Joe Higgs introduced the young Peter Tosh to Bob Marley and Neville 'Bunny' Livingston(Bunny Wailer) and taught the trio how to harmonise in the government yards of Trench Town. Peter was an accomplished singer and musician, the first of group to master an instrument and, alongside fellow vocalists Junior Braithwaite, Beverley Kelso and Cherry Smith, the group recorded 'Simmer Down' and 'It Hurts To Be Alone' for Clement 'Coxsone' Dodd(CS Dodd) as The Wailers. However, Junior, Beverley and Cherry soon left but the trio continued to make hits for Coxsone featuring the remaining members of the group alternating on lead vocals. Peter came into his own on these outings for Studio One credited to Peter Touch or Peter Touch & The Wailers. Aware of the need to adopt and adapt existing idioms to emphasise his message he transformed James & Bobby Purify's 'I'm Your Puppet' into the less lachrymose 'I Am The Toughest' and celebrated the visit of Emperor Haile Selassie to Jamaica in 1966 by changing the mento tune 'Archie Buck Them Up' into the authority baiting 'Rasta Put It On' also known as 'Rasta Shook Them Up'... the first Wailers record to mention His Imperial Majesty Haile Selassie.

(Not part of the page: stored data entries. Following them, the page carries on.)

+        : [v0] "v"(v[0]), [v1] "v"(v[1]), [v2] "v"(v[2]), [v3] "v"(v[3]), [v4] "v"(v[4]), [v5] "v"(v[5]), [v6] "v"(v[6]), [v7] "v"(v[7]), [v8] "v"(v[8]), [w0] "v"(w[0]), [w1] "v"(w[1]), [w2] "v"(w[2]), [w3] "v"(w[3]), [w4] "v"(w[4]), [w5] "v"(w[5]), [w6] "v"(w[6]), [w7] "v"(w[7]), [w8] "v"(w[8])
+        : "v16", "v17", "v18", "v19", "s16", "s17", "s18", "s19", "s20", "s21", "s22", "s23", "s24", "s25", "s26", "vcc");
 }
+}
diff --git a/ezkl_amd/csrc/ntt.hip b/ezkl_amd/csrc/ntt.hip
--- a/ezkl_amd/csrc/ntt.hip
+++ b/ezkl_amd/csrc/ntt.hip
@@ -23,8 +23,8 @@
     fe_t zeta[2];
     fe_t post_c[3];
     uint32_t cm, cm_log_e, cm_first, cm_log_cnt;
-    const f29_t* tw_stage29;
-    const f29_t* tw_pre29;
+    const tw29_t* tw_stage29;
+    const tw29_t* tw_pre29;
     uint32_t lds_stages;
 };
 
@@ -45,7 +45,7 @@
     return x;
 }
 template <int G, int NTT_THREADS, bool FROM_TABLE>
-__device__ __forceinline__ void ntt_superstage29(uint2* data, uint32_t* d8, const f29_t* tw, uint32_t TILE, uint32_t logC, bool unit1, uint32_t s, uint32_t tid) {
+__device__ __forceinline__ void ntt_superstage29(uint2* data, uint32_t* d8, const tw29_t* tw, uint32_t TILE, uint32_t logC, bool unit1, uint32_t s, uint32_t tid) {
     constexpr uint32_t M = 1u << G;
     const uint32_t C = 1u << logC;
     const uint32_t lh = s - 1, h = 1u << lh;
@@ -74,8 +74,8 @@
                     x[i] = Fr29::add(x[i], v);
                 } else {
                     const uint32_t off = o + (i & (half - 1)) * h;
-                    const f29_t w = ld_f29(tw + base + off);
-                    const f29_t v = Fr29::mul(x[i + half], w);
+                    const tw29_t* e = tw + base + off;
+                    const f29_t v = Fr29::mulc(x[i + half], ld_f29(&e->w), ld_f29(&e->q));
                     x[i + half] = Fr29::sub<1>(x[i], v);
                     x[i] = Fr29::add(x[i], v);
                 }
@@ -94,7 +94,7 @@
     const uint32_t log_s = a.log_m - a.log_r, S = 1u << log_s;
     uint2* data = reinterpret_cast<uint2*>(smem);
     uint32_t* d8 = reinterpret_cast<uint32_t*>(smem + 32u * TILE);
-    f29_t* tloc = reinterpret_cast<f29_t*>(smem + 36u * TILE);
+    tw29_t* tloc = reinterpret_cast<tw29_t*>(smem + 36u * TILE);
     const uint32_t tid = threadIdx.x, tile = blockIdx.x;
     const uint32_t cm_l = a.cm ? (blockIdx.y & ((1u << a.cm_log_cnt) - 1u)) : 0u, cm_col = a.cm ? (blockIdx.y >> a.cm_log_cnt) : blockIdx.y;
     const uint32_t cm_b = a.cm_first + cm_l;
@@ -102,8 +102,11 @@
     const fe_t* in = a.in + (size_t)(twisted ? cm_col : blockIdx.y) * a.in_stride;
     fe_t* out = (a.cm && a.last) ? a.out + (size_t)cm_col * a.out_stride + ((size_t)cm_l << a.log_n) : a.out + (size_t)blockIdx.y * a.out_stride;
     const fe_t* tw_inter = a.tw_inter ? a.tw_inter + (twisted ? ((size_t)cm_b << a.log_n) : 0) : nullptr;
-    const f29_t* tws = twisted ? a.tw_pre29 + ((size_t)cm_b << a.log_r) : a.tw_stage29;
-    for (uint32_t j = tid; j + 1 < (1u << a.lds_stages); j += NTT_THREADS) st_f29(tloc + j, ld_f29(tws + j));
+    const tw29_t* tws = twisted ? a.tw_pre29 + ((size_t)cm_b << a.log_r) : a.tw_stage29;
+    for (uint32_t j = tid; j + 1 < (1u << a.lds_stages); j += NTT_THREADS) {
+        st_f29(&tloc[j].w, ld_f29(&tws[j].w));
+        st_f29(&tloc[j].q, ld_f29(&tws[j].q));
+    }
 
     uint32_t n_blocks = 1u << (a.log_n - a.log_r);
     uint32_t sblk = a.npass >= 2 ? (n_blocks >> a.log_radix[0]) : 1u;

Peter Tosh paid the price again and again for his outspoken recordings because they were inevitably backed by his outspoken behaviour. This only served to heighten his resolve and this, in turn, forced the authorities to ratchet up the pressure. Early in 1968 Peter was imprisoned with Prince Buster for taking part in an anti Rhodesia demonstration.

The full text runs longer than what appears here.